Covid – Andamento grafico pressione sul sistema sanitario

Covid – Andamento grafico pressione sul sistema sanitario

I dati di oggi, rispetto all’andamento dell’epidemia in Italia, mostrano la pressione sul sistema sanitario al pari della prima ondata, con la differenza straordinaria del mantenimento a casa

In un grafico, qui a fianco si mostra quella che era la situazione del nostro paese alla fine di Marzo dello scorso anno, in pieno lockdown generalizzato.

Come si può notare dal grafico la pressione sugli ospedali e nella terapia intensiva è praticamente uguale a quella di ieri 9 aprile 2021, con grande pressione sul sistema sanitario nazionale.

La situazione di sballo e disorientamento è identica a quella di oggi. Ma con una differenza sostanziale.
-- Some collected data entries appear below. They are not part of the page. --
template <int C, int D, int RT , bool F8 = false, bool GATED = false>
__global__ __launch_bounds__(256) void attn_block64_kernel(const Blk64Args p) {
#if defined(__HIP_DEVICE_COMPILE__)
  aldm_touch_kernargs<sizeof(Blk64Args)>();
#ifndef ALDM_NO_KA_PREFETCH
  aldm_prefetch_next_kernargs<sizeof(Blk64Args)>(threadIdx.x);
#endif
  constexpr int NTOK = 64, CPR = C / 8;
  constexpr int KSTEPS = C / 32;
  constexpr int DTL = D / 16;
  constexpr int NTILES = RT + 3 * DTL;
  constexpr int DKS = (D + 31) / 32;
  constexpr int KSTR = D * 2 + 16;
  constexpr int VSTR = NTOK * 2 + 8;
  constexpr int WTILE = 16 * C * 2, WSTAGE = WTILE + 1024;
  constexpr int P = 5;
  constexpr int NS = 3;
  static_assert(CPR % 16 == 0 && D % 16 == 0 && WTILE / 1024 == 20, "C = 640; D % 16 == 0");
  extern __shared__ __attribute__((aligned(16))) char smem[];
  char* const Wr = smem;
  char* const Ks = Wr + NS * WSTAGE;
  char* const Vt = Ks + NTOK * KSTR;
  float* const sn_l = reinterpret_cast<float*>(Vt + D * VSTR);
  float* const cn_l = sn_l + 3 * D;

  const int tid = threadIdx.x, lane = tid & 63;
  const int wave = __builtin_amdgcn_readfirstlane(tid >> 6);
  const int n = lane & 15, g = lane >> 4;
  const int head = blockIdx.x, b = blockIdx.y;
  const int N = p.N;
  const long long row0 = (long long)b * N;
  const int tok = 16 * wave + n;
  const bool live = tok < N;
  B64_STAMP(0)

  const __amdgpu_buffer_rsrc_t rs_x = aldm_igemm_detail::make_rsrc(p.x + row0 * C, (unsigned)(N * C * 2));
  const __amdgpu_buffer_rsrc_t rs_w = aldm_igemm_detail::make_rsrc(p.w, (unsigned)(3u * C * (unsigned)p.Kpad * 2u));
  const __amdgpu_buffer_rsrc_t rs_a = aldm_igemm_detail::make_rsrc(RT ? (const void*)p.lora_a : (const void*)p.w, (unsigned)((RT ? p.Rp : 16) * p.Kpad * 2));
  const __amdgpu_buffer_rsrc_t rs_b = aldm_igemm_detail::make_rsrc(RT ? (const void*)p.lora_b : (const void*)p.w, (unsigned)(RT ? 3u * C * (unsigned)p.Rp * 2u : 64u));

  float ln_a = 0.f, ln_q = 0.f;
  if (live) {
    const float* pp = p.ln_parts + (row0 + tok) * (p.np * 2);
    float2 v[16];
#pragma unroll
    for (int j = 0; j < 16; ++j) v[j] = j < p.np ? *reinterpret_cast<const float2*>(pp + 2 * j) : make_float2(0.f, 0.f);
#pragma unroll
    for (int j = 0; j < 16; ++j) { ln_a += v[j].x; ln_q += v[j].y; }
  }
  float sn_v = 0.f, cn_v = 0.f;
  if (tid < 3 * D) {
    const int sec = tid / D, r = tid - sec * D;
    sn_v = p.ln_s[sec * C + head * D + r];
    cn_v = p.bias[sec * C + head * D + r];
  }
  f32x4 sa[RT ? RT : 1], ca[RT ? RT : 1];
#pragma unroll
  for (int t = 0; t < RT; ++t) {
    sa[t] = *reinterpret_cast<const f32x4*>(p.ln_sa + 16 * t + 4 * g);
    ca[t] = *reinterpret_cast<const f32x4*>(p.ln_ca + 16 * t + 4 * g);
  }
  f32x4 gt[(GATED && RT) ? RT : 1];
  if constexpr (GATED) {
#pragma unroll
    for (int t = 0; t < RT; ++t) gt[t] = *reinterpret_cast<const f32x4*>(p.gate + (long long)b * p.Rp + 16 * t + 4 * g);
  }
  __builtin_amdgcn_sched_barrier(0);
  bf16x8 xf[KSTEPS];
#pragma unroll
  for (int ks = 0; ks < KSTEPS; ++ks)
    xf[ks] = __builtin_bit_cast(bf16x8, __builtin_amdgcn_raw_buffer_load_b128(rs_x, tok * (C * 2) + (32 * ks + 8 * g) * 2, 0, 0));
  __builtin_amdgcn_sched_barrier(0);

  auto wrow0 = [&](int t) {
    const int j = t - RT, sec = j / DTL, jj = j - sec * DTL;
    return sec * C + head * D + 16 * jj;
  };
  int w_src[5], w_dst[5];
#pragma unroll
  for (int i = 0; i < 5; ++i) {
    const int c = (wave + 4 * i) * 64 + lane, row = c / CPR, ph = c - row * CPR;
    w_src[i] = row * (p.Kpad * 2) + ph * 16;
    w_dst[i] = row * (C * 2) + ((ph ^ (row & 15)) * 16);
  }
  const int b_src = (lane >> 2) * (p.Rp * 2) + (lane & 3) * 16;
  u32x4 wreg[P][5], breg[P];
  auto gload = [&](int t) {
    const int slot = t % P;
    const bool la = t < RT;
    const int r0 = la ? 16 * t : wrow0(t);
    const int base = r0 * (p.Kpad * 2);
#pragma unroll
    for (int i = 0; i < 5; ++i) wreg[slot][i] = __builtin_amdgcn_raw_buffer_load_b128(la ? rs_a : rs_w, base + w_src[i], 0, 0);
    if (RT > 0 && !la && wave == (t & 3)) breg[slot] = __builtin_amdgcn_raw_buffer_load_b128(rs_b, r0 * (p.Rp * 2) + b_src, 0, 0);
  };
  auto lstore = [&](int t) {
    const int slot = t % P;
    char* const dst = Wr + (t % NS) * WSTAGE;
#pragma unroll
    for (int i = 0; i < 5; ++i) *reinterpret_cast<u32x4*>(dst + w_dst[i]) = wreg[slot][i];
    if (RT > 0 && t >= RT && wave == (t & 3)) *reinterpret_cast<u32x4*>(dst + WTILE + lane * 16) = breg[slot];
  };
  const int w_rd = n * (C * 2);
  bf16x8 wf[2][KSTEPS];
  auto lread = [&](int t, int ks) {
    wf[t & 1][ks] = *reinterpret_cast<const bf16x8*>(Wr + (t % NS) * WSTAGE + w_rd + (((4 * ks + g) ^ n) * 16));
  };
#pragma unroll
  for (int t = 0; t < P; ++t) gload(t);
  __builtin_amdgcn_sched_barrier(0);

  float mean = 0.f, rstd = 0.f;
  if (live) {
    mean = ln_a * (1.f / C);
    rstd = rsqrtf(fmaxf(ln_q * (1.f / C) - mean * mean, 0.f) + p.eps);
  }
  if (tid < 3 * D) { sn_l[tid] = sn_v; cn_l[tid] = cn_v; }
  B64_STAMP(1)
  lstore(0);
  if (P < NTILES) gload(P);
  lstore(1);
  if (P + 1 < NTILES) gload(P + 1);
  __builtin_amdgcn_s_waitcnt(0xC07F);
  __builtin_amdgcn_s_barrier();
  B64_STAMP(2)
#pragma unroll
  for (int ks = 0; ks < KSTEPS; ++ks) lread(0, ks);
  B64_STAMP(3)

  bf16x8 tf = {0, 0, 0, 0, 0, 0, 0, 0};
  bf16x8 qf[DKS];
#pragma unroll
  for (int ks = 0; ks < DKS; ++ks) qf[ks] = bf16x8{0, 0, 0, 0, 0, 0, 0, 0};
  const float irs = rstd != 0.f ? 1.f / rstd : 0.f;

#pragma unroll
  for (int t = 0; t < NTILES; ++t) {
    if (t + 2 < NTILES) {
      lstore(t + 2);
      if (t + 2 + P < NTILES) gload(t + 2 + P);
    }
    f32x4 acc = {0.f, 0.f, 0.f, 0.f}, acc2 = {0.f, 0.f, 0.f, 0.f};
#pragma unroll
    for (int ks = 0; ks < KSTEPS; ks += 2) {
      if (t + 1 < NTILES) { lread(t + 1, ks); lread(t + 1, ks + 1); }
      acc = __builtin_amdgcn_mfma_f32_16x16x32_bf16(wf[t & 1][ks], xf[ks], acc, 0, 0, 0);
      acc2 = __builtin_amdgcn_mfma_f32_16x16x32_bf16(wf[t & 1][ks + 1], xf[ks + 1], acc2, 0, 0, 0);
    }
    acc += acc2;
    const char* Wb = Wr + (t % NS) * WSTAGE;
    if (t < RT) {
#pragma unroll
      for (int j = 0; j < 4; ++j) {
        float tv = acc[j] - mean * sa[t < RT ? t : 0][j] + ca[t < RT ? t : 0][j] * irs;
        if constexpr (GATED) tv *= gt[t < RT ? t : 0][j];
        tf[4 * t + j] = (bf16)tv;
      }
    } else {
      if (RT > 0) {
        const char* brow = Wb + WTILE + n * 64 + g * 8;
        const bf16x4 lo = *reinterpret_cast<const bf16x4*>(brow);
        const bf16x4 hi = (RT > 1) ? *reinterpret_cast<const bf16x4*>(brow + 32) : bf16x4{0, 0, 0, 0};
        acc = __builtin_amdgcn_mfma_f32_16x16x32_bf16(__builtin_shufflevector(lo, hi, 0, 1, 2, 3, 4, 5, 6, 7), tf, acc, 0, 0, 0);
      }
      const int j0 = t - RT, sec = j0 / DTL, jj = j0 - sec * DTL;
      const f32x4 sn = *reinterpret_cast<const f32x4*>(sn_l + sec * D + 16 * jj + 4 * g), cn = *reinterpret_cast<const f32x4*>(cn_l + sec * D + 16 * jj + 4 * g);
      bf16x4 y;
#pragma unroll
      for (int j = 0; j < 4; ++j) y[j] = live ? (bf16)(rstd * (acc[j] - mean * sn[j]) + cn[j]) : (bf16)0.f;
      const int dcol = 16 * jj + 4 * g;
      if (sec == 0) {
#pragma unroll
        for (int j = 0; j < 4; ++j) qf[jj >> 1][(jj & 1) * 4 + j] = y[j];
      } else if (sec == 1) {
        *reinterpret_cast<bf16x4*>(Ks + tok * KSTR + dcol * 2) = y;
      } else {
#pragma unroll
        for (int j = 0; j < 4; ++j) *reinterpret_cast<bf16*>(Vt + (dcol + j) * VSTR + tok * 2) = y[j];
      }
    }
    __builtin_amdgcn_s_waitcnt(0xC07F);
    __builtin_amdgcn_s_barrier();
    B64_STAMP(4 + t)
  }

  f32x4 s[4];
#pragma unroll
  for (int kt = 0; kt < 4; ++kt) {
    s[kt] = f32x4{0.f, 0.f, 0.f, 0.f};
#pragma unroll
    for (int ks = 0; ks < DKS; ++ks) {
      const char* krow = Ks + (16 * kt + n) * KSTR + (32 * ks + 4 * g) * 2;
      const bf16x4 lo = *reinterpret_cast<const bf16x4*>(krow);
// ... 17 lines not shown
      mx = fmaxf(mx, s[kt][j]);
    }
  mx = fmaxf(mx, __shfl_xor(mx, 16, 64));
  mx = fmaxf(mx, __shfl_xor(mx, 32, 64));
  float l = 0.f;
  bf16x8 pf[2];
  int p8[4] = {0, 0, 0, 0};
#pragma unroll
  for (int kt = 0; kt < 4; ++kt) {
    if constexpr (F8) {
      const float e0 = __builtin_amdgcn_exp2f(s[kt][0] - mx + 8.f), e1 = __builtin_amdgcn_exp2f(s[kt][1] - mx + 8.f);
      const float e2 = __builtin_amdgcn_exp2f(s[kt][2] - mx + 8.f), e3 = __builtin_amdgcn_exp2f(s[kt][3] - mx + 8.f);
      p8[kt] = __builtin_amdgcn_cvt_pk_fp8_f32(e0, e1, p8[kt], false);
      p8[kt] = __builtin_amdgcn_cvt_pk_fp8_f32(e2, e3, p8[kt], true);
      l += (__builtin_amdgcn_cvt_f32_fp8(p8[kt], 0) + __builtin_amdgcn_cvt_f32_fp8(p8[kt], 1)) +
           (__builtin_amdgcn_cvt_f32_fp8(p8[kt], 2) + __builtin_amdgcn_cvt_f32_fp8(p8[kt], 3));
    } else {
#pragma unroll
      for (int j = 0; j < 4; ++j) {
        const bf16 pb = (bf16)__builtin_amdgcn_exp2f(s[kt][j] - mx);
        l += (float)pb;
        pf[kt >> 1][(kt & 1) * 4 + j] = pb;
      }
    }
  }
  l += __shfl_xor(l, 16, 64);
  l += __shfl_xor(l, 32, 64);
  const float inv = 1.0f / l;
  B64_STAMP(22)
  bf16* orow = p.out + (row0 + tok) * C + head * D;
#pragma unroll
  for (int t = 0; t < DTL; ++t) {
    f32x4 o = {0.f, 0.f, 0.f, 0.f};
#pragma unroll
    for (int kk = 0; kk < 2; ++kk) {
      const char* vrow = Vt + (16 * t + n) * VSTR + (32 * kk + 4 * g) * 2;
      const bf16x4 lo = *reinterpret_cast<const bf16x4*>(vrow);
      const bf16x4 hi = *reinterpret_cast<const bf16x4*>(vrow + 32);
      const bf16x8 vf = __builtin_shufflevector(lo, hi, 0, 1, 2, 3, 4, 5, 6, 7);
      if constexpr (F8) {
        const uint2 v8 = bf16x8_to_fp8(vf);
        o = __builtin_amdgcn_mfma_f32_16x16x32_fp8_fp8(pack2(v8.x, v8.y), pack2((unsigned)p8[2 * kk], (unsigned)p8[2 * kk + 1]), o, 0, 0, 0);
      } else {
        o = __builtin_amdgcn_mfma_f32_16x16x32_bf16(vf, pf[kk], o, 0, 0, 0);
      }
    }
    const bf16x4 ov = {(bf16)(o[0] * inv), (bf16)(o[1] * inv), (bf16)(o[2] * inv), (bf16)(o[3] * inv)};
    if (live) *reinterpret_cast<bf16x4*>(orow + 16 * t + 4 * g) = ov;
  }
  B64_STAMP(23)
#endif
}

template <int C, int D, int RT, bool F8 = false, bool GATED = false>
int launch_blk64(const Blk64Args& a, int B, hipStream_t st) {
  constexpr int LDS = 3 * (16 * C * 2 + 1024) + 64 * (D * 2 + 16) + D * (64 * 2 + 8) + 2 * 3 * D * 4;
  static_assert(LDS <= 160 * 1024, "LDS budget");
  auto kern = attn_block64_kernel<C, D, RT, F8, GATED>;
  static unsigned long long attr_done = 0;
  if (int rc = aldm_set_max_lds(reinterpret_cast<const void*>(kern), LDS, &attr_done, "attn_block64")) return rc;
  hipLaunchKernelGGL(kern, dim3(a.H, B), dim3(256), LDS, st, a);
  return aldm_launch_status("attn_block64");
}

unsigned long long* g_b64_diag = nullptr;


}

extern "C" void aldm_attn_block64_set_diag(void* buf) { g_b64_diag = (unsigned long long*)buf; }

Difatti la cosa davvero straordinaria, rispetto al passato, è che da luglio 2020, come si può notare dal grafico che segue,  e che è durata fino ad oggi, la situazione mostra una pressione sugli ospedali e sulle terapie intensive identiche al passato, al 27 marzo 2020,  ma con altri numeri, perché passiamo dagli 80 mila attivi di marzo dello scorso anno ai 536 mila attivi di oggi. Ecco la fotografia della seconda o terza ondata.

Questa percentuale di pazienti asintomatici e pauci-sintomatici, che sono stati curati nel proprio domicilio, per fortuna – e questa percentuale del 94% è stata costante fin da luglio 2020 -.

Cos’è successo? Nel primo confinamento a casa c’era più paura dei sintomi ed un maggior ricorso ai pronto soccorso? Può darsi. E’ probabile anche che avendo maggiore conoscenza della malattia i medici di famiglia si siano attivati con la cura a domicilio. Altrimenti se fosse andata la pandemia attuale come il primo lockdown, come mostra il primo grafico. il nostro sistema sanitario sarebbe andato in completo default.  Questa è la situazione da tenere presente e dalla prossima analisi, vedremo come calerà la pressione sanitaria nei prossimi giorni di aprile 2021, con una maggiore spinta alle vaccinazioni, soprattutto sulle terapia intensive, che è l’ultimo stadio di un percorso che può anche essere terribilmente infausto.